--- Input records Enclosed Below ---

int check_cu(const int32_t* h_cu, int n_images) {
  if (!h_cu || n_images < 1) return fail(LINETR_E_ARG, "null / empty cu_sub");
  if (h_cu[0] != 0) return fail(LINETR_E_ARG, "cu_sub[0] != 0");
  for (int i = 0; i < n_images; ++i)
    if (h_cu[i + 1] < h_cu[i]) return fail(LINETR_E_ARG, "cu_sub not monotone");
  return 0;
}

int cu_on_device(const int32_t* h_cu, const int32_t* d_cu, int n_images, const FwdWs& w, hipStream_t st, const int*& cu_dev) {
  cu_dev = d_cu;
  if (cu_dev) return LINETR_OK;
  LT_HIP(hipMemcpyAsync(w.cu, h_cu, (n_images + 1) * sizeof(int), hipMemcpyHostToDevice, st));
  cu_dev = w.cu;
  return LINETR_OK;
}

int forward_dense(LinetrHandle* h, const char* who, const LinetrTokens& tok, const int32_t* h_cu, const int32_t* d_cu, int n_images,
                  int T, float* d_line_desc, void* d_ws, int64_t ws_bytes, hipStream_t st, BnTrain* bt) {
  if (int e = check_cu(h_cu, n_images)) return e;
  const int N = h_cu[n_images];
  if (N <= 0) return LINETR_OK;
  if (!tok.sublines || !tok.pnt || !tok.resp || !tok.angle_sub || !tok.desc || !tok.score || !d_line_desc)
    return fail(LINETR_E_ARG, "%s: null tensor", who);
  if (ws_bytes < (bt ? linetr_forward_train_workspace_bytes(h, N, T) : linetr_forward_workspace_bytes(h, N, T)))
    return fail(LINETR_E_WORKSPACE, "%s: workspace too small", who);
  if ((int64_t)N * T > INT32_MAX / 8) return fail(LINETR_E_ARG, "%s: batch too large", who);
  LT_HIP(hipSetDevice(h->device));
  FwdWs w = fwd_layout(h, N, (int64_t)N * T, std::max(N, 1), (char*)d_ws);
  if (bt) {
    bt->partial = (double*)((char*)d_ws + align_up(w.total, 256));
    bt->affine = (float*)((char*)bt->partial + (int64_t)BN_MAX_BLOCKS * 2 * BN_MAX_CHANNELS * 8);
  }
  const int* cu_dev;
  if (int e = cu_on_device(h_cu, d_cu, n_images, w, st, cu_dev)) return e;
  TokenStage ts;
  ts.pnt = tok.pnt; ts.score = tok.score; ts.desc = tok.desc; ts.rows = (int64_t)N * T;
  ts.bn = bt;
  return forward_core(h, st, ts, tok.sublines, tok.resp, tok.angle_sub, h_cu, cu_dev, n_images, N, T, d_line_desc, w);
}
}

extern "C" int linetr_forward(LinetrHandle* h, const LinetrTokens* tok, const int32_t* h_cu, const int32_t* d_cu,
                              int32_t n_images, int32_t T, float* d_line_desc, void* d_ws, int64_t ws_bytes,
                              void* stream) {
  if (!h || !tok) return fail(LINETR_E_ARG, "forward: null argument");
  if (h->cfg.bn_batch_stats) return fail(LINETR_E_ARG, "forward: a training-mode handle (bn_batch_stats = 1) runs linetr_forward_train only");
  return forward_dense(h, "forward", *tok, h_cu, d_cu, n_images, T, d_line_desc, d_ws, ws_bytes, (hipStream_t)stream, nullptr);
}

extern "C" int64_t linetr_bn_stats_floats(const LinetrHandle* h) {
  if (!h) return -1;
  const LinetrModelConfig& c = h->cfg;
  return 4 * (int64_t)(c.enc_channels[0] + c.enc_channels[1] + c.enc_channels[2] + c.enc_channels[3]) + (int64_t)c.n_sig_layers * 4 * D;
}

extern "C" int64_t linetr_forward_train_workspace_bytes(const LinetrHandle* h, int32_t N, int32_t T) {
  if (!h) return -1;
  return linetr_forward_workspace_bytes(h, N, T) + (int64_t)BN_MAX_BLOCKS * 2 * BN_MAX_CHANNELS * 8 + 2 * BN_MAX_CHANNELS * 4 + 512;
}

extern "C" int linetr_forward_train(LinetrHandle* h, const LinetrTokens* tok, const int32_t* h_cu, const int32_t* d_cu, int32_t n_images,
                                    int32_t T, float momentum, float* d_bn_running, float* d_bn_batch, float* d_line_desc, void* d_ws,
                                    int64_t ws_bytes, void* stream) {
  if (!h || !tok) return fail(LINETR_E_ARG, "forward_train: null argument");
  if (!h->cfg.bn_batch_stats) return fail(LINETR_E_ARG, "forward_train: the handle was created for inference (bn_batch_stats = 0)");
  if (!d_bn_running) return fail(LINETR_E_ARG, "forward_train: null running statistics");
  if (!(momentum >= 0.f && momentum <= 1.f)) return fail(LINETR_E_ARG, "forward_train: momentum out of [0, 1]");
  BnTrain bt;
  bt.running = d_bn_running; bt.batch = d_bn_batch; bt.momentum = momentum;
  return forward_dense(h, "forward_train", *tok, h_cu, d_cu, n_images, T, d_line_desc, d_ws, ws_bytes, (hipStream_t)stream, &bt);
}


namespace {
struct DescWs { float *nhwc, *cpnt, *cscore, *sublines, *resp, *angle_sub; int* s2l_g; int64_t fwd_off, total; };
DescWs desc_layout(int n_images, int height, int width, int N, int64_t rows, char* base) {
  DescWs d;
  int64_t off = 0;
  auto take = [&](int64_t bytes) { char* p = base + off; off += align_up(bytes, 256); return p; };
  const int64_t P = (int64_t)(height / 8) * (width / 8);
  d.nhwc = (float*)take(n_images * P * D * 4);
  d.cpnt = (float*)take(rows * 8);
  d.cscore = (float*)take(rows * 4);
  d.sublines = (float*)take((int64_t)N * 16);
  d.resp = (float*)take((int64_t)N * 4);
  d.angle_sub = (float*)take((int64_t)N * 8);
  d.s2l_g = (int*)take((int64_t)N * 4);
  d.fwd_off = off;
  d.total = off;
  return d;
}
}

extern "C" int64_t linetr_describe_workspace_bytes(const LinetrHandle* h, int32_t n_images, int32_t height, int32_t width,
                                                   int32_t N, int64_t n_real) {
  if (!h) return -1;
  const int64_t rows = n_real + n_images;
  return desc_layout(n_images, height, width, std::max(N, 1), rows, nullptr).total +
         fwd_layout(h, std::max(N, 1), rows, n_images, nullptr).total;
}

namespace {
int describe_impl(LinetrHandle* h, const LinetrLineRec* d_recs, int32_t K, int32_t N, int64_t n_real,
                  const int32_t* h_cu, const int32_t* d_cu, int32_t n_images, double td, int32_t T,
                  const float* d_dense_desc, const float* d_dense_score, int32_t height, int32_t width,
                  int32_t align_corners, int32_t dense_is_nhwc, const LinetrTokens& out, int32_t* d_sub2line,
                  float* d_line_desc, void* d_ws, int64_t ws_bytes, hipStream_t st, PipeStages* pipe) {
  if (!h) return fail(LINETR_E_ARG, "describe: null handle");
  if (h->cfg.bn_batch_stats) return fail(LINETR_E_ARG, "describe: a training-mode handle (bn_batch_stats = 1) runs linetr_forward_train only");
  if (int e = check_cu(h_cu, n_images)) return e;
  if (h_cu[n_images] != N) return fail(LINETR_E_ARG, "describe: cu_sub does not end at N");
  if (K <= 0 || N <= 0) return LINETR_OK;
  if (!d_recs || !d_dense_desc || !d_dense_score || !d_line_desc || !d_ws) return fail(LINETR_E_ARG, "describe: null pointer");
  if (T < 1 || T > 4096 || height % 8 || width % 8) return fail(LINETR_E_ARG, "describe: bad max_tokens / image size");
  if (n_real < N || n_real > (int64_t)N * T) return fail(LINETR_E_ARG, "describe: implausible real-token count");
  if (out.desc && !out.pnt) return fail(LINETR_E_ARG, "describe: out.desc requires out.pnt");
  K2sTable k2s;
  if (int e = k2s_table(out, n_images, K, N, h_cu, k2s, "describe")) return e;
  if (ws_bytes < linetr_describe_workspace_bytes(h, n_images, height, width, N, n_real))
    return fail(LINETR_E_WORKSPACE, "describe: workspace too small");
  const int64_t rows = n_real + n_images;
  if (rows > INT32_MAX / 8) return fail(LINETR_E_ARG, "describe: batch too large");
  LT_HIP(hipSetDevice(h->device));
  DescWs dw = desc_layout(n_images, height, width, N, rows, (char*)d_ws);
  FwdWs w = fwd_layout(h, N, rows, n_images, (char*)d_ws + dw.fwd_off);
  const int* cu_dev;
  if (int e = cu_on_device(h_cu, d_cu, n_images, w, st, cu_dev)) return e;
  TokenFront f{d_recs, K, N, td, T, d_dense_desc, d_dense_score, n_images, height, width, align_corners, dense_is_nhwc,
               (double)width - 0.6, (double)height - 0.6, out.sublines ? out.sublines : dw.sublines, out.resp ? out.resp : dw.resp,
               out.angle_sub ? out.angle_sub : dw.angle_sub};
  f.s2l_g = dw.s2l_g; f.nhwc_buf = dw.nhwc;
  f.map_always = true;
  f.tokenize_bytes = (double)n_real * 16;
  f.cpnt = dw.cpnt; f.cscore = dw.cscore; f.n_pad_images = n_images; f.first_pad = n_real;
  const float* nhwc_map;
  if (int e = token_front(h, st, f, out, k2s, d_sub2line, nhwc_map)) return e;
  TokenStage ts;
  ts.cpnt = dw.cpnt; ts.cscore = dw.cscore; ts.nhwc = nhwc_map; ts.recs = d_recs; ts.sub2line_g = dw.s2l_g;
  ts.rows = rows; ts.first_pad = n_real; ts.Hc = height / 8; ts.Wc = width / 8; ts.align_corners = align_corners;
  ts.pipe = pipe;
  if (int e = pipe_boundary(pipe, CUT_TOKENS, st)) return e;
  return forward_core(h, st, ts, f.sublines, f.resp, f.angle_sub, h_cu, cu_dev, n_images, N, T, d_line_desc, w);
}

int pipe_ready(LinetrHandle* h) {
  LinetrHandle::Pipe& p = h->pipe;
  if (p.stream[0]) return LINETR_OK;
  if (p.failed) return fail(LINETR_E_HIP, "describe_submit: the pipeline's streams could not be created");
  constexpr int NS = LinetrHandle::PIPE_STREAMS, NL = LinetrHandle::PIPE_SLOTS, NE = NL * (NS + 1);
  hipStream_t s[NS] = {};
  hipEvent_t ev[NE] = {};
  bool ok = true;
  for (int i = 0; ok && i < NS; ++i) ok = hipStreamCreateWithFlags(&s[i], hipStreamNonBlocking) == hipSuccess;
  for (int i = 0; ok && i < NE; ++i) ok = hipEventCreateWithFlags(&ev[i], hipEventDisableTiming) == hipSuccess;
  if (!ok) {
    for (hipEvent_t e : ev) if (e) (void)hipEventDestroy(e);
    for (hipStream_t x : s) if (x) (void)hipStreamDestroy(x);
    (void)hipGetLastError();
    p.failed = true;
    return fail(LINETR_E_HIP, "describe_submit: the pipeline's streams could not be created");
  }
  for (int i = 0; i < NS; ++i) p.stream[i] = s[i];
  for (int l = 0, k = 0; l < NL; ++l) {
    p.fork[l] = ev[k++]; p.done[l] = ev[k++];
    for (int c = 0; c < NS - 1; ++c) p.cut[l][c] = ev[k++];
  }
  return LINETR_OK;
}

struct PipePlan { int n_cuts = 0; int cut[LinetrHandle::PIPE_STREAMS - 1] = {0, 0, 0}; };
PipePlan pipe_plan(const LinetrHandle* h, int n_slots) {
  PipePlan pl;
  const int n_sig = (int)h->sig.size();
  if (n_slots == 2 || n_sig < 5) { pl.n_cuts = 1; pl.cut[0] = n_sig >= 3 ? CUT_SIG0 + 2 : CUT_SENTENCE; }
  else { pl.n_cuts = 2; pl.cut[0] = CUT_SIG0; pl.cut[1] = CUT_SIG0 + 3; }
  return pl;
}
}

extern "C" int linetr_describe(LinetrHandle* h, const LinetrLineRec* d_recs, int32_t K, int32_t N, int64_t n_real,
                               const int32_t* h_cu, const int32_t* d_cu, int32_t n_images, double td, int32_t T,
                               const float* d_dense_desc, const float* d_dense_score, int32_t height, int32_t width,
                               int32_t align_corners, int32_t dense_is_nhwc, LinetrTokens out, int32_t* d_sub2line,
                               float* d_line_desc, void* d_ws, int64_t ws_bytes, void* stream) {
  return describe_impl(h, d_recs, K, N, n_real, h_cu, d_cu, n_images, td, T, d_dense_desc, d_dense_score, height, width, align_corners,
                       dense_is_nhwc, out, d_sub2line, d_line_desc, d_ws, ws_bytes, (hipStream_t)stream, nullptr);
}

extern "C" int32_t linetr_pipeline_max_slots(void) { return LinetrHandle::PIPE_SLOTS; }

extern "C" int linetr_describe_submit(LinetrHandle* h, const LinetrLineRec* d_recs, int32_t K, int32_t N, int64_t n_real,
                                      const int32_t* h_cu, const int32_t* d_cu, int32_t n_images, double td, int32_t T,
                                      const float* d_dense_desc, const float* d_dense_score, int32_t height, int32_t width,
                                      int32_t align_corners, int32_t dense_is_nhwc, LinetrTokens out, int32_t* d_sub2line,
                                      float* d_line_desc, void* d_ws, int64_t ws_bytes, int32_t slot, int32_t n_slots, void* stream) {
  if (!h) return fail(LINETR_E_ARG, "describe_submit: null handle");
  if (n_slots < 1 || n_slots > LinetrHandle::PIPE_SLOTS || slot < 0 || slot >= n_slots)
    return fail(LINETR_E_ARG, "describe_submit: need 0 <= slot < n_slots <= %d", LinetrHandle::PIPE_SLOTS);
  LT_HIP(hipSetDevice(h->device));
  if (int e = pipe_ready(h)) return e;
  LinetrHandle::Pipe& p = h->pipe;
  hipStream_t st = (hipStream_t)stream;
  if (p.submitted[slot]) LT_HIP(hipEventSynchronize(p.done[slot]));
  const PipePlan plan = pipe_plan(h, n_slots);
  PipeStages stg;
  for (int i = 0; i < LinetrHandle::PIPE_STREAMS; ++i) stg.stream[i] = p.stream[i];
  stg.n_cuts = plan.n_cuts;
  for (int i = 0; i < plan.n_cuts; ++i) { stg.cut[i] = plan.cut[i]; stg.ev[i] = p.cut[slot][i]; }
  LT_HIP(hipEventRecord(p.fork[slot], st));
  LT_HIP(hipStreamWaitEvent(stg.stream[0], p.fork[slot], 0));
  const int e = describe_impl(h, d_recs, K, N, n_real, h_cu, d_cu, n_images, td, T, d_dense_desc, d_dense_score, height, width,
                              align_corners, dense_is_nhwc, out, d_sub2line, d_line_desc, d_ws, ws_bytes, stg.stream[0], &stg);
  if (e) {
    for (hipStream_t x : p.stream) (void)hipStreamSynchronize(x);
    p.submitted[slot] = false;
    return e;
  }
  LT_HIP(hipEventRecord(p.done[slot], stg.stream[stg.next]));
  p.submitted[slot] = true;
  return LINETR_OK;
}

extern "C" int linetr_describe_join(LinetrHandle* h, int32_t slot, void* stream) {
  if (!h) return fail(LINETR_E_ARG, "describe_join: null handle");
  if (slot < 0 || slot >= LinetrHandle::PIPE_SLOTS) return fail(LINETR_E_ARG, "describe_join: bad slot");
  if (!h->pipe.stream[0] || !h->pipe.submitted[slot]) return fail(LINETR_E_ARG, "describe_join: nothing was submitted to this slot");
  LT_HIP(hipStreamWaitEvent((hipStream_t)stream, h->pipe.done[slot], 0));
  return LINETR_OK;
}

extern "C" int linetr_debug_posenc(LinetrHandle* h, int32_t which, const float* d_in0, const float* d_in1,
                                      const float* d_in2, int64_t rows, float* d_out, void* stream) {
  if (!h || !d_in0 || !d_in1 || !d_out || (which == 1 && !d_in2) || which < 0 || which > 1)
    return fail(LINETR_E_ARG, "debug_posenc: bad argument");
  if (!fused_mlp_enabled(h->cfg)) return fail(LINETR_E_ARG, "debug_posenc: needs keyline_encoder [32,64,128,256]");
  if (rows <= 0) return LINETR_OK;
  LT_HIP(hipSetDevice(h->device));
  return enc_mlp123(h, (hipStream_t)stream, EncCall{which, d_in0, d_in1, which == ENC_WORD ? nullptr : d_in2, rows, nullptr}, d_out);
}

extern "C" int linetr_debug_gemm(LinetrHandle* h, const float* A, int32_t lda, const float* W, const float* bias,
                                 const float* R, float* Y, int32_t ldy, int32_t M, int32_t N, int32_t K, int32_t act,
                                 int32_t cache_weights, void* stream) {
  if (lda < K || ldy < N || lda % 4 || ldy % 4) return fail(LINETR_E_ARG, "debug_gemm: bad leading dimension");
  if (!h || !A || !W || !Y) return fail(LINETR_E_ARG, "debug_gemm: null argument");
  if (K % 32 || N % 64) return fail(LINETR_E_ARG, "debug_gemm: N %% 64 == 0 and K %% 32 == 0 required");
  LT_HIP(hipSetDevice(h->device));
  hipStream_t st = (hipStream_t)stream;
  GemmW w;
  w.W = W; w.b = bias; w.rows = N; w.K = K;
  unsigned char* buf = nullptr;
  if (h->precision != LINETR_PREC_F32) {
    int64_t bytes = 0;
    const SplitOffsets at = split_offsets(N, K, N == WS_N && K == WS_K, bytes);
    auto it = h->debug_split.find(W);
    const bool make = it == h->debug_split.end();
    if (make) LT_HIP(hipMalloc((void**)&buf, bytes));
    split_copies(w, make ? buf : it->second, at, make, st);
    LT_LAUNCH_CHECK();
    if (make && cache_weights) { h->debug_split[W] = buf; buf = nullptr; }
  }
  const int e = run_gemm(h, st, w, M, {A, lda}, {Y, ldy}, act, R);
  if (buf) {
    (void)hipStreamSynchronize(st);
    (void)hipFree(buf);
  }
  return e;
}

--- End of Enclosed Input records ---

> [Problem details]
Search the material above for the word "failed", then copy out each line that has it.

> [Expected answer]
  if (p.failed) return fail(LINETR_E_HIP, "describe_submit: the pipeline's streams could not be created");
    p.failed = true;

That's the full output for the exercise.